Only the lines below between the ones containing "present = tuple(bool(v)" and "io.xyzs_last, io.geo_feat_last, io.f_image, io.f_feat))", inclusive, are to be reproduced, each exactly as it stands.

Provided material: Begin

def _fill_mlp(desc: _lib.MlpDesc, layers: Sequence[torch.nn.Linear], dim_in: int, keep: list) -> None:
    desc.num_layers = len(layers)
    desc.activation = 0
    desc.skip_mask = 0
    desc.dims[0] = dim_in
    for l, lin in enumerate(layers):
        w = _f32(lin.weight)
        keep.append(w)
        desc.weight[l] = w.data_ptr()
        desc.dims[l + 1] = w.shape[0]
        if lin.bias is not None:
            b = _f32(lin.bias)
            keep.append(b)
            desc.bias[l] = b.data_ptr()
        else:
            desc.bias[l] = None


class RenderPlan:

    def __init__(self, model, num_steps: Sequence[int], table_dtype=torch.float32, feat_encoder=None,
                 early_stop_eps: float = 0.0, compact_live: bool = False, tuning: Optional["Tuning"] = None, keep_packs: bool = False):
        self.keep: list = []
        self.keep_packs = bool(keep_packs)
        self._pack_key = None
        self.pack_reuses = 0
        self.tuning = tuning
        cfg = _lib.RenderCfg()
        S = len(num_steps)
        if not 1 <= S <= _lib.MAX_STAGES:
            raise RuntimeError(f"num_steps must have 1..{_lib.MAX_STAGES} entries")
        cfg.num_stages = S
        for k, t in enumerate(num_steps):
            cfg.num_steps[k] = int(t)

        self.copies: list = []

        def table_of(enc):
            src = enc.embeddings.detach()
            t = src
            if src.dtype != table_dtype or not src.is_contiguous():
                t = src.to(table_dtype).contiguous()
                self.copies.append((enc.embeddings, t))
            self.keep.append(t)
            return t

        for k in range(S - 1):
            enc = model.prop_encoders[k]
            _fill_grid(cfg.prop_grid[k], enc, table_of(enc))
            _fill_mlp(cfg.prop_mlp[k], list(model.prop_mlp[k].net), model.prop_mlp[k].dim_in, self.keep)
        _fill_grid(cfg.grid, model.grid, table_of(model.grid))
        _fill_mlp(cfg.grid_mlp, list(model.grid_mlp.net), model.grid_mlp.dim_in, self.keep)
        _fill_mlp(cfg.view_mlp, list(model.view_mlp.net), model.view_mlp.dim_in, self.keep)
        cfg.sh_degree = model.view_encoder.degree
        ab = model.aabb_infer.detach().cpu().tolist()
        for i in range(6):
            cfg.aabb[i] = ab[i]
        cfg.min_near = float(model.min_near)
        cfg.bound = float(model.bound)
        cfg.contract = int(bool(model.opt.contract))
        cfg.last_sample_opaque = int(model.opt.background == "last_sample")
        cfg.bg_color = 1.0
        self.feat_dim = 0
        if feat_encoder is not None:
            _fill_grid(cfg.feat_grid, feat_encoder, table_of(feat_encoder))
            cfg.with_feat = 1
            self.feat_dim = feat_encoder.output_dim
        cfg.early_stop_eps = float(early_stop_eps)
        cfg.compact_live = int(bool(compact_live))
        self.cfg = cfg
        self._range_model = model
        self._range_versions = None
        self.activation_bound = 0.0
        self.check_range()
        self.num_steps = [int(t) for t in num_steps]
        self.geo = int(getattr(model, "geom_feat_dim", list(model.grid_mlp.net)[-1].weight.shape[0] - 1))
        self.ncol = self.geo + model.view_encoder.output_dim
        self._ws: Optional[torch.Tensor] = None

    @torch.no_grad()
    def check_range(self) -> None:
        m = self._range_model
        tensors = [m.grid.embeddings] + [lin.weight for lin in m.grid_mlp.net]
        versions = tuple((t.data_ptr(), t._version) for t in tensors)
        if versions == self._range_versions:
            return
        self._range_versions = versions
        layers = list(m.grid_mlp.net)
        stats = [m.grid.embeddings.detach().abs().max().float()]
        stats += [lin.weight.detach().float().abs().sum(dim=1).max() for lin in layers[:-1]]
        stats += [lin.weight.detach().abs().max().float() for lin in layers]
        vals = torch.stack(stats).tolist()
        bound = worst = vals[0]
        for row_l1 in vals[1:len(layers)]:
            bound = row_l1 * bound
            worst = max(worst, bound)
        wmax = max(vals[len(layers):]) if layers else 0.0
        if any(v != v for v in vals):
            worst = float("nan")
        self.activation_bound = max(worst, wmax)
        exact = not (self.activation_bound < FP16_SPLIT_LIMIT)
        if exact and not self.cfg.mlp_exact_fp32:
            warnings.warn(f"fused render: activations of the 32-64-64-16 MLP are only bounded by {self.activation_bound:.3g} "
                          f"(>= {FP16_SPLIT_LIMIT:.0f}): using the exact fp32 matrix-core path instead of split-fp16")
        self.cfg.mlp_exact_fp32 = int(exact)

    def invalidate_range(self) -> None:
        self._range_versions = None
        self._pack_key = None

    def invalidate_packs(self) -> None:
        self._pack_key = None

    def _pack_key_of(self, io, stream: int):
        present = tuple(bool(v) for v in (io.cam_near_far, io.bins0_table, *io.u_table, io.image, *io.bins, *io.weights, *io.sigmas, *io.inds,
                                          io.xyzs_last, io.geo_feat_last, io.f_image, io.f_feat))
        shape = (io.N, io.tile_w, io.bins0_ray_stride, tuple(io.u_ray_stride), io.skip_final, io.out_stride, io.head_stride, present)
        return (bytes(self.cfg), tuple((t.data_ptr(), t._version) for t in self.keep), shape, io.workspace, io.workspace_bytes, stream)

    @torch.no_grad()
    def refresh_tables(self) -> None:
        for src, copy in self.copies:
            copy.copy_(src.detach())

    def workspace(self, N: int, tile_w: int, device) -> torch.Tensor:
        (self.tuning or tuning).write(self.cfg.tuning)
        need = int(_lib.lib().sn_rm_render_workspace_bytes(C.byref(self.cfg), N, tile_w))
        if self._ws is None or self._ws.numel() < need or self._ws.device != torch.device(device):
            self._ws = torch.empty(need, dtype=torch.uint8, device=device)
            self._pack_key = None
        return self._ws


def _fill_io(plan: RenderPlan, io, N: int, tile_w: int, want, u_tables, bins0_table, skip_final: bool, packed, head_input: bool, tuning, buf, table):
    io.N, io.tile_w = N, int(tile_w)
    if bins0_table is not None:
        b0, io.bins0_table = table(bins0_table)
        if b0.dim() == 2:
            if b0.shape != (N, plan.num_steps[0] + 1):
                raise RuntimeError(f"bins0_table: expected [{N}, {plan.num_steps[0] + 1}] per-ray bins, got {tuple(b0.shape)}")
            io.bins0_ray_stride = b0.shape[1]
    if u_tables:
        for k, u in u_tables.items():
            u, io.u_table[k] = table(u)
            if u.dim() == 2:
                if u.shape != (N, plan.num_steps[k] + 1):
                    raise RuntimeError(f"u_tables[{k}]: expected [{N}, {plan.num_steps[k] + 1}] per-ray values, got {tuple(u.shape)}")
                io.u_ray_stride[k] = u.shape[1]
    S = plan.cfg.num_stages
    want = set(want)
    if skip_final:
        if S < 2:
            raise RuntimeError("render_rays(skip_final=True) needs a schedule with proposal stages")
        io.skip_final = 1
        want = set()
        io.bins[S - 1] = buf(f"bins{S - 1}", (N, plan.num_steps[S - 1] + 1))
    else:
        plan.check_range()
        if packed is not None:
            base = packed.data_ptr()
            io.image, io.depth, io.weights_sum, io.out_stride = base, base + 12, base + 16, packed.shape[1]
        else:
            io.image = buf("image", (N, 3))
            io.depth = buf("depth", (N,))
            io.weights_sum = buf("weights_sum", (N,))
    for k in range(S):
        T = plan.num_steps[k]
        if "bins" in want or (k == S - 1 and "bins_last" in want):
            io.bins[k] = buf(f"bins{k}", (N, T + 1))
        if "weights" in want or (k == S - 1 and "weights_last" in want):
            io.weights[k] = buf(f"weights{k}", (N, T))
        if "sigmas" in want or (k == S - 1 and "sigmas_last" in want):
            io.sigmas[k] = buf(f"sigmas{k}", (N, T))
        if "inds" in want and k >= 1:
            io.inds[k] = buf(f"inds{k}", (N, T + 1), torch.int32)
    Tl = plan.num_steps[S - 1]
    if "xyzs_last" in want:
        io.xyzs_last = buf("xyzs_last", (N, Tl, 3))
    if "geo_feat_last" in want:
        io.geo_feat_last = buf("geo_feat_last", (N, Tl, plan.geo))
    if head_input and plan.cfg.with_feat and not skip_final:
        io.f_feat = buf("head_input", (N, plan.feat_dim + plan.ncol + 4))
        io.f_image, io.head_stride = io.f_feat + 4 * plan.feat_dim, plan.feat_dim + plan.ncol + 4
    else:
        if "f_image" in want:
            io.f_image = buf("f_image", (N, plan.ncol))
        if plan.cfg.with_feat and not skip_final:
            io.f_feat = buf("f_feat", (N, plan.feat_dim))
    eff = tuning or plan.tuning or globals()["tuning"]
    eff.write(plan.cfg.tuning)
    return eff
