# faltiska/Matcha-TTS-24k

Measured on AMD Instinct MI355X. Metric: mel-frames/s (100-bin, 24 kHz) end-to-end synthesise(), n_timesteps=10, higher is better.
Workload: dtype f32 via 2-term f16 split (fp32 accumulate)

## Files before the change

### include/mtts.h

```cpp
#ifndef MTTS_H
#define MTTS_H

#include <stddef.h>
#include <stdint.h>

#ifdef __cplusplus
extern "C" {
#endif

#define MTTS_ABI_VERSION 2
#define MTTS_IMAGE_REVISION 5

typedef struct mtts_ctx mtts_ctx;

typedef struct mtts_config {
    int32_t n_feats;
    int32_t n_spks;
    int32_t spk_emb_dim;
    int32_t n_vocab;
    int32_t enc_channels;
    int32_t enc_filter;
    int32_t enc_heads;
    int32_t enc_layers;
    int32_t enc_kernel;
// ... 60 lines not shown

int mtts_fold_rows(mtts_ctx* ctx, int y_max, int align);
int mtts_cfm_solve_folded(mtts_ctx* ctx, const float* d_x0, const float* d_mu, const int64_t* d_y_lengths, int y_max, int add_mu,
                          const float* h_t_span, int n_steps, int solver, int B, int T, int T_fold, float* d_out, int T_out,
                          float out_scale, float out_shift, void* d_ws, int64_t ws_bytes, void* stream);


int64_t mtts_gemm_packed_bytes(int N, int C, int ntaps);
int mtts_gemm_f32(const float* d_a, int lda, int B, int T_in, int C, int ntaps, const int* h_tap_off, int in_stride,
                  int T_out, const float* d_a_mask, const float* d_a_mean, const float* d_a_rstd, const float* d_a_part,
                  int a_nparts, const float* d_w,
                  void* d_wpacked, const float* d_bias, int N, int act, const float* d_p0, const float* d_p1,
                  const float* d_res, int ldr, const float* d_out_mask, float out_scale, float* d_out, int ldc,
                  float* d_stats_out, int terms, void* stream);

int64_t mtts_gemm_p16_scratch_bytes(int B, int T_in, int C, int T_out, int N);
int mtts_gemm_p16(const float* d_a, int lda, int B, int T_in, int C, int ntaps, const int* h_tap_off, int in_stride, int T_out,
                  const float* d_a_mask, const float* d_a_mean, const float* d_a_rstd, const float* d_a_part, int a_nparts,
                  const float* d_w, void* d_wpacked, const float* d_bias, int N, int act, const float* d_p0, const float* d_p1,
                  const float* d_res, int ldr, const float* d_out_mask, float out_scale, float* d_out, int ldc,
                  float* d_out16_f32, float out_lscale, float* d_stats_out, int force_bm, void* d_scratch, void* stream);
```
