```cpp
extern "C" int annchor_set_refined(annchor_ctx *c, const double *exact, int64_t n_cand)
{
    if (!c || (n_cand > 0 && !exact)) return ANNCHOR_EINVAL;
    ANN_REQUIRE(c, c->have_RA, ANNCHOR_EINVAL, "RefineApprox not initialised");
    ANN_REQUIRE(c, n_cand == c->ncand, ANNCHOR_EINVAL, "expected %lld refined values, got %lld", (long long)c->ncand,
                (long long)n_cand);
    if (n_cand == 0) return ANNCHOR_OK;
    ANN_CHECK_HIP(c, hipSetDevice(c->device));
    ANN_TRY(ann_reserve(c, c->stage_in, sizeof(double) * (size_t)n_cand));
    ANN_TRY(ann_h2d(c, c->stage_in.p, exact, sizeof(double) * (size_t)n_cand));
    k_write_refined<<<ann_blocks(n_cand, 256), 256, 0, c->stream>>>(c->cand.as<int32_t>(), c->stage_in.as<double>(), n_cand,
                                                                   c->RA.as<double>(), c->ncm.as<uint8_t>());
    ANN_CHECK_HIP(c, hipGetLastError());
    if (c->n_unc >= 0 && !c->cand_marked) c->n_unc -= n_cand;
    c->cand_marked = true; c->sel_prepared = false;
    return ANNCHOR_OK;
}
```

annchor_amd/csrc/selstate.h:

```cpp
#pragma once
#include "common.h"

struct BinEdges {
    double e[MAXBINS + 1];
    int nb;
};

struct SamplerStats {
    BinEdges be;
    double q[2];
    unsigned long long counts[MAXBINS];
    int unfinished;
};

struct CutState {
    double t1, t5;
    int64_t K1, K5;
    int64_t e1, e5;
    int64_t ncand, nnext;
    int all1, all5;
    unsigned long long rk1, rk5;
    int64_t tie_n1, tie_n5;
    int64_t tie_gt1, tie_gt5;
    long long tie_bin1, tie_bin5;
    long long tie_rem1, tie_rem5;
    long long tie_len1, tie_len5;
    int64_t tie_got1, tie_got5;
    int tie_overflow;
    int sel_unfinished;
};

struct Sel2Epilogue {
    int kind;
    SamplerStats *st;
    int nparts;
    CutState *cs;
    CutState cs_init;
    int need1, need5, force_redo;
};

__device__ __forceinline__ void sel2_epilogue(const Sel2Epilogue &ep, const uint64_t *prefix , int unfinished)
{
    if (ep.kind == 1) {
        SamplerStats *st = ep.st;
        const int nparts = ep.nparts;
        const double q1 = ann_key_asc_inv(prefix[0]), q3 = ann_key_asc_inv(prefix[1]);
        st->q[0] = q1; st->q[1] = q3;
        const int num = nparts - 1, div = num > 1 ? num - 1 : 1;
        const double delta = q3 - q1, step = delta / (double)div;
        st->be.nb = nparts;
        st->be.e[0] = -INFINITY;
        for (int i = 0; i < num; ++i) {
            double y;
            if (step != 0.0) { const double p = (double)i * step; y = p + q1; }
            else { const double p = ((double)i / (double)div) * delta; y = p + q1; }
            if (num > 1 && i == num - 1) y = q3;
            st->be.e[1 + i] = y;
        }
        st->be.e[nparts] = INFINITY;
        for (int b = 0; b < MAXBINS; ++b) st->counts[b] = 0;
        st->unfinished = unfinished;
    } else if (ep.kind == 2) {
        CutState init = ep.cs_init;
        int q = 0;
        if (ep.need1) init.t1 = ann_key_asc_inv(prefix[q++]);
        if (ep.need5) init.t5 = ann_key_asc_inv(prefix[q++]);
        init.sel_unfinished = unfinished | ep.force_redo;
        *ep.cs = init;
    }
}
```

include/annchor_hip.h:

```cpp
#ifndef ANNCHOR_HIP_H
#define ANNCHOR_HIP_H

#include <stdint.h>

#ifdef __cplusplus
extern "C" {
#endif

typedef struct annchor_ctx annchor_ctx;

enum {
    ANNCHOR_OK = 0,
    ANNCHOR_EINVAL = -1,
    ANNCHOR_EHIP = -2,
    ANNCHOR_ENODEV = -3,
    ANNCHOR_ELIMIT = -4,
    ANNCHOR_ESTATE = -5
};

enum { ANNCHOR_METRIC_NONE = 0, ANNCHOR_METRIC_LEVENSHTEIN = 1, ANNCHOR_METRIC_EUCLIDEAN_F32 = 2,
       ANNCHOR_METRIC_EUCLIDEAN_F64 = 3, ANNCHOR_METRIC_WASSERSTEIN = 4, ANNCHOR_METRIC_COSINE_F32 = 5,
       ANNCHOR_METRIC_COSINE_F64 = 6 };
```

Provided material: End

> **Exercise solution**:
        present = tuple(bool(v) for v in (io.cam_near_far, io.bins0_table, *io.u_table, io.image, *io.bins, *io.weights, *io.sigmas, *io.inds,
                                          io.xyzs_last, io.geo_feat_last, io.f_image, io.f_feat))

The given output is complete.